プロダクトのライフサイクルが不明なものを、急にエンドオブライフになったときの対応方針も考えずに顧客企業に導入することが問題なんだけどな。どうやったら知ることができたんだよ、と言ってしまうのは感覚がズレているとしか言えないよなぁ。

そもそも、シックス・アパート社にしても昔から問い合わせを受けてたら何らかの検討はするはずと思うんだよね。検討もしなかったら、そんな企業はビジネスの相手としてありえないわけで。

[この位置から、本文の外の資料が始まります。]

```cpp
constexpr size_t kEdgeCuLds = 160 * 1024;
template <typename K>
static size_t static_lds_of(K kernel) {
  hipFuncAttributes a{};
  return hipFuncGetAttributes(&a, reinterpret_cast<const void*>(kernel)) == hipSuccess ? a.sharedSizeBytes : kEdgeCuLds / 2;
}
static int edge_launch(const gn_edge_group_t* groups, int n_groups, float tau, unsigned long long seed,
                       const unsigned long long* offset_dev, hipStream_t stream, bool twin) {
  GN_CHECK(check_groups(groups, n_groups));
  if (!(tau > 0.f)) return GN_ERR_SHAPE;
  const int xm = x_mode(groups, n_groups, [](const gn_edge_group_t& G) { return G.Wx != nullptr; });
  if (xm < 0 || (twin && xm != 1)) return GN_ERR_SHAPE;
  GroupTable<gn_edge_group_t> T{};
  T.n = n_groups;
  int wg = 0;
  for (int g = 0; g < n_groups; ++g) {
    const gn_edge_group_t& G = groups[g];
    if (G.edges != nullptr) {
      GN_CHECK(need(G.edges, true));
    } else {
      if (!xm || G.keep_z1 || G.keep_z || G.keep_dh1 || G.keep_lgf) return GN_ERR_NULL;
      GN_CHECK(need(G.xp, true));
      GN_CHECK(need(G.pq, true));
// ... 8 lines not shown
      }
    }
    GN_CHECK(need(xm ? G.Wx : (const void*)G.W, true));
    GN_CHECK(need(G.bias, true));
    GN_CHECK(need(G.edge_feat, false));
    if (G.sym_N == 0) GN_CHECK(need(G.dist, false));
    if (G.rows <= 0 || G.K < 1 || G.K > 15 || G.sym_N < 0) return GN_ERR_SHAPE;
    if (G.sym_N > 0 && G.rows % gn_pair_count(G.sym_N) != 0) return GN_ERR_SHAPE;
    if (twin && (G.keep_z1 || G.keep_z || G.keep_dh1 || G.keep_lgf)) return GN_ERR_SHAPE;
    T.g[g] = G;
    T.first_wg[g] = wg;
    wg += row_grid(G.rows);
  }
  T.first_wg[n_groups] = wg;
  const bool no_pool_stage = getenv("GN_POOL_STAGE") != nullptr && atoi(getenv("GN_POOL_STAGE")) == 0;
  auto pool_bytes_for = [&](int wg_rows, size_t static_lds) -> int {
    if (no_pool_stage) return -1;
    const size_t cap = kEdgeCuLds / 2 - min(static_lds, kEdgeCuLds / 2);
    size_t need = 0;
    for (int g = 0; g < n_groups; ++g) {
      const gn_edge_group_t& G = groups[g];
      if (G.edges != nullptr || (G.pool_H == nullptr && G.sym_N <= 0)) continue;
      const size_t row_bytes = twin ? PoolStage<__bf16>::kPitch * sizeof(__bf16) : PoolStage<float>::kPitch * sizeof(float);
      const size_t b = G.pool_H != nullptr ? (size_t)hyper_stage_nodes(wg_rows, G.pool_E, G.pool_N) * row_bytes
                                           : 2 * (size_t)pool_stage_nodes(wg_rows, gn_pair_count(G.pool_N), G.pool_N) * row_bytes;
      if (b <= cap && b > need) need = b;
    }
    return (int)need;
  };
  auto launch_lds = [](int pb) { return (size_t)(pb > 0 ? pb : 0); };
  auto sparse_grid = [&](int pb, size_t row_bytes) {
    int w = 0;
    for (int g = 0; g < n_groups; ++g) {
      T.first_wg[g] = w;
      w += hyper_unstaged(groups[g], 128, row_bytes, pb) ? (groups[g].rows + 31) / 32 : row_grid(groups[g].rows);
    }
    T.first_wg[n_groups] = w;
  };
  if (twin) {
    long long pairs = 0;
    for (int g = 0; g < n_groups; ++g) pairs += ((groups[g].rows + 31) / 32 + 1) / 2;
    bool rb2 = pairs >= rb2_min_pairs();
    if (const char* e = getenv("GN_EDGE_RB2")) rb2 = atoi(e) != 0;
    if (rb2) {
      wg = 0;
      for (int g = 0; g < n_groups; ++g) {
        T.first_wg[g] = wg;
        wg += ((groups[g].rows + 31) / 32 + 7) / 8;
      }
      T.first_wg[n_groups] = wg;
      static const size_t rb2_static = static_lds_of(edge_rb2_kernel<__bf16>);
      const int pb = pool_bytes_for(256, rb2_static);
      hipLaunchKernelGGL((edge_rb2_kernel<__bf16>), dim3(table_xcd_grid(T)), dim3(256), launch_lds(pb), stream, T, tau, seed,
                         offset_dev, pb);
      return gn_check_launch();
    }
    static const size_t x1_static = static_lds_of(edge_x_kernel<1, __bf16>);
    const int pb = pool_bytes_for(128, x1_static);
    sparse_grid(pb, PoolStage<__bf16>::kPitch * sizeof(__bf16));
    hipLaunchKernelGGL((edge_x_kernel<1, __bf16>), dim3(table_xcd_grid(T)), dim3(256), launch_lds(pb), stream, T, tau, seed,
                       offset_dev, pb);
  }
  else if (xm) {
    const int hm = x_mode(groups, n_groups, [](const gn_edge_group_t& G) { return G.Wh != nullptr; });
    if (hm < 0) return GN_ERR_SHAPE;
    static const size_t x2_static = static_lds_of(edge_x_kernel<2, float>), x3_static = static_lds_of(edge_x_kernel<3, float>);
    const int pb = pool_bytes_for(128, hm ? x2_static : x3_static);
    sparse_grid(pb, PoolStage<float>::kPitch * sizeof(float));
    if (hm)
      hipLaunchKernelGGL((edge_x_kernel<2, float>), dim3(table_xcd_grid(T)), dim3(256), launch_lds(pb), stream, T, tau, seed,
                         offset_dev, pb);
    else
      hipLaunchKernelGGL((edge_x_kernel<3, float>), dim3(table_xcd_grid(T)), dim3(256), launch_lds(pb), stream, T, tau, seed,
                         offset_dev, pb);
  }
  else
    hipLaunchKernelGGL(edge_mlp_gumbel_kernel, dim3(wg), dim3(256), 0, stream, T, tau, seed, offset_dev);
  return gn_check_launch();
}
extern "C" int gn_edge_mlp_gumbel_f32(const gn_edge_group_t* groups, int n_groups, float tau,
                                      unsigned long long seed, const unsigned long long* offset_dev,
                                      gn_stream_t stream) {
  return edge_launch(groups, n_groups, tau, seed, offset_dev, (hipStream_t)stream, false);
}
extern "C" int gn_edge_mlp_gumbel_bf16(const gn_edge_group_t* groups, int n_groups, float tau,
                                       unsigned long long seed, const unsigned long long* offset_dev,
                                       gn_stream_t stream) {
  return edge_launch(groups, n_groups, tau, seed, offset_dev, (hipStream_t)stream, true);
}

static int agg_launch(const gn_agg_group_t* groups_in, int n_groups_in, hipStream_t stream, bool twin) {
  GN_CHECK(check_groups(groups_in, n_groups_in));
  gn_agg_group_t rest[GN_MAX_GROUPS];
  int n_groups = 0;
  for (int g = 0; g < n_groups_in; ++g) {
    const gn_agg_group_t& G = groups_in[g];
    if (!(G.node_form && G.A == nullptr)) {
      rest[n_groups++] = G;
// ... 305 lines not shown
```

include/groupnet_hip.h:

```cpp
#ifndef GROUPNET_HIP_H
#define GROUPNET_HIP_H

#include <stddef.h>

#ifdef __cplusplus
extern "C" {
#endif

typedef void* gn_stream_t;

#define GN_OK 0
#define GN_ERR_NULL -1
#define GN_ERR_SHAPE -2
#define GN_ERR_K_RANGE -3
#define GN_ERR_ALIGN -4
#define GN_ERR_LAUNCH -5
#define GN_ERR_LDS -6

#define GN_FEAT 64
#define GN_MAX_TYPES 16
#define GN_MAX_SCALES 8

int gn_copy_2d(void* dst, size_t dst_pitch, const void* src, size_t src_pitch, size_t width_bytes, int rows,
               gn_stream_t stream);
// ... 61 lines not shown
int gn_node_mlp_bf16(const gn_node_group_t* groups, int n_groups, int rows, gn_stream_t stream);
typedef struct {
  const void* f;
  float* corr;
  float* const* H_list;
  const int* k_list;
  int n_scales;
  int B, N, D;
  const gn_block_extras_t* extras;
} gn_affinity_job_t;
int gn_node_mlp_affinity_f32(const gn_node_group_t* groups, int n_groups, int rows, const gn_affinity_job_t* job,
                             gn_stream_t stream);
int gn_node_mlp_affinity_bf16(const gn_node_group_t* groups, int n_groups, int rows, const gn_affinity_job_t* job,
                              gn_stream_t stream);
size_t gn_affinity_tail_lds_limit(void);
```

今回、たまたまアイタス社の方が書いていたからその記述にコメントしたわけだけど、Mobavle Typeを顧客に導入しているウェブ屋の大半が同様なんじゃないかな。SI業界だったらありえないだろうな。まだまだウェブ業界は未成熟ということなんだろうけど。

以下、引用部分はMovable Typeが優れものであることとシックス・アパートへ要望があることは別な話 / ビジネスブログ『アイタス営業日報』 / 北海道札幌市のホームページ制作 Webデザイン会社 アイタスより。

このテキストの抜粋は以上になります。